What needs to be done
Within this listing, how many lines include the word "long"? Only the number should be given.

Input records
__device__ __forceinline__ float ic_angle(const uint32_t* sp, int off, int lane, const IcTables& tb)
{
  int m10 = 0, m01 = 0;
  if (lane < 62) {
    const int row = lane >> 1, half = lane & 1;
    const int v = row - 15, av = v < 0 ? -v : v;
    const uint32_t* rp = sp + row * OP_NDW + 4 * half;
    uint32_t d[5];
#pragma unroll
    for (int k = 0; k < 5; ++k) d[k] = rp[k];
    uint32_t s1 = 0, s0 = 0;
#pragma unroll
    for (int k = 0; k < 4; ++k) {
      const uint32_t px = __builtin_amdgcn_alignbyte(d[k + 1], d[k], off);
      const uint2 w = tb.w[av][4 * half + k];
// ... 67 lines not shown
  __shared__ IcTables sIc;
  ic_tables_init(sIc);
  __syncthreads();
  const int img = blockIdx.y;
  const int wave = __builtin_amdgcn_readfirstlane(threadIdx.x >> 6), lane = threadIdx.x & 63;
  const int slot0 = (blockIdx.x * 4 + wave) * OB_KPW;
  int cnt[MAX_LEVELS];
#pragma unroll
  for (int l = 0; l < MAX_LEVELS; ++l) cnt[l] = l < o.nlevels ? o.sel_count[img * o.nlevels + l] : 0;
  uint32_t pat[4];
  brief_pattern_of_lane(lane, pat);
  int lvl_of[OB_KPW];
  uint32_t cand[OB_KPW];
  bool ok[OB_KPW];
#pragma unroll
  for (int j = 0; j < OB_KPW; ++j) {
    const int slot = slot0 + j;
    int level = 0, base = 0, n = cnt[0];
#pragma unroll
    for (int l = 1; l < MAX_LEVELS; ++l) {
      const bool next = l < o.nlevels && level == l - 1 && slot >= base + n;
      base = next ? base + n : base;
      level = next ? l : level;
      n = next ? cnt[l] : n;
    }
    const int k = slot - base;
    ok[j] = k < n && slot < o.out_cap;
    if (k < n && slot >= o.out_cap && lane == 0) atomicOr(&o.status[img], 4);
    lvl_of[j] = level;
    cand[j] = ok[j] ? o.sel[(size_t)(img * o.nlevels + level) * SEL_CAP + k] : 0u;
  }
  uint32_t* sp = sPatch[wave];
  const int minB = EDGE_THRESHOLD - 3;
  uint32_t vr[(31 * OP_NDW + 63) / 64], vb[(BP * BP_NDW + 63) / 64];
  int off_o = 0, off_b = 0;
  auto request = [&](int j) {
    const uint32_t p = cand[j];
    const int cx = (int)(p & 0xFFF) + minB, cy = (int)((p >> 12) & 0xFFF) + minB;
    const size_t lvl = (size_t)img * o.pyr_bytes + o.lvl_off[lvl_of[j]];
    const int pitch = o.lvl_pitch[lvl_of[j]];
    off_o = load_patch<31, OP_NDW, 57, 9>(vr, o.pyr + lvl, pitch, cx - 15, cy - 15, lane);
    off_b = load_patch<BP, BP_NDW, 205, 11>(vb, o.blur + lvl, pitch, cx - BR, cy - BR, lane);
  };
  unsigned long long word_prev = 0;
  float angle_prev = 0.f;
  auto store = [&](int j) {
    const int slot = slot0 + j, level = lvl_of[j];
    const uint32_t p = cand[j];
    if (lane < 4) reinterpret_cast<unsigned long long*>(o.out_desc + ((size_t)img * o.out_cap + slot) * 32)[lane] = word_prev;
    if (lane == 0) {
      ssx_keypoint kp;
      const float sc = o.scale[level];
      kp.x = (float)((int)(p & 0xFFF) + minB); kp.y = (float)((int)((p >> 12) & 0xFFF) + minB);
      if (level != 0) { kp.x *= sc; kp.y *= sc; }
      kp.size = (float)(int)(31 * sc);
      kp.angle = angle_prev;
      kp.response = (float)(p >> 24);
      kp.octave = level;
      kp.class_id = -1;
      reinterpret_cast<ssx_keypoint*>(o.out_kps)[(size_t)img * o.out_cap + slot] = kp;
    }
  };
  if (!ok[0]) return;
  request(0);
#pragma unroll
  for (int j = 0; j < OB_KPW; ++j) {
    if (!ok[j]) break;
    const int oo = off_o, ob = off_b;
    write_patch<31, OP_NDW>(sp, vr, lane);
    write_patch<BP, BP_NDW>(sp + 31 * OP_NDW, vb, lane);
    if (j + 1 < OB_KPW && ok[j + 1]) request(j + 1);
    if (j > 0) store(j - 1);
    __builtin_amdgcn_fence(__ATOMIC_RELEASE, "workgroup");
    __builtin_amdgcn_wave_barrier();
    const float angle = ic_angle(sp, oo, lane, sIc);
    unsigned long long words[4];
    brief_words(reinterpret_cast<const uint8_t*>(sp + 31 * OP_NDW), ob, angle, pat, words);
    word_prev = (lane & 2) ? ((lane & 1) ? words[3] : words[2]) : ((lane & 1) ? words[1] : words[0]);
    angle_prev = angle;
    __builtin_amdgcn_wave_barrier();
    if (j + 1 == OB_KPW || !ok[j + 1]) store(j);
  }
}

Exercise result
3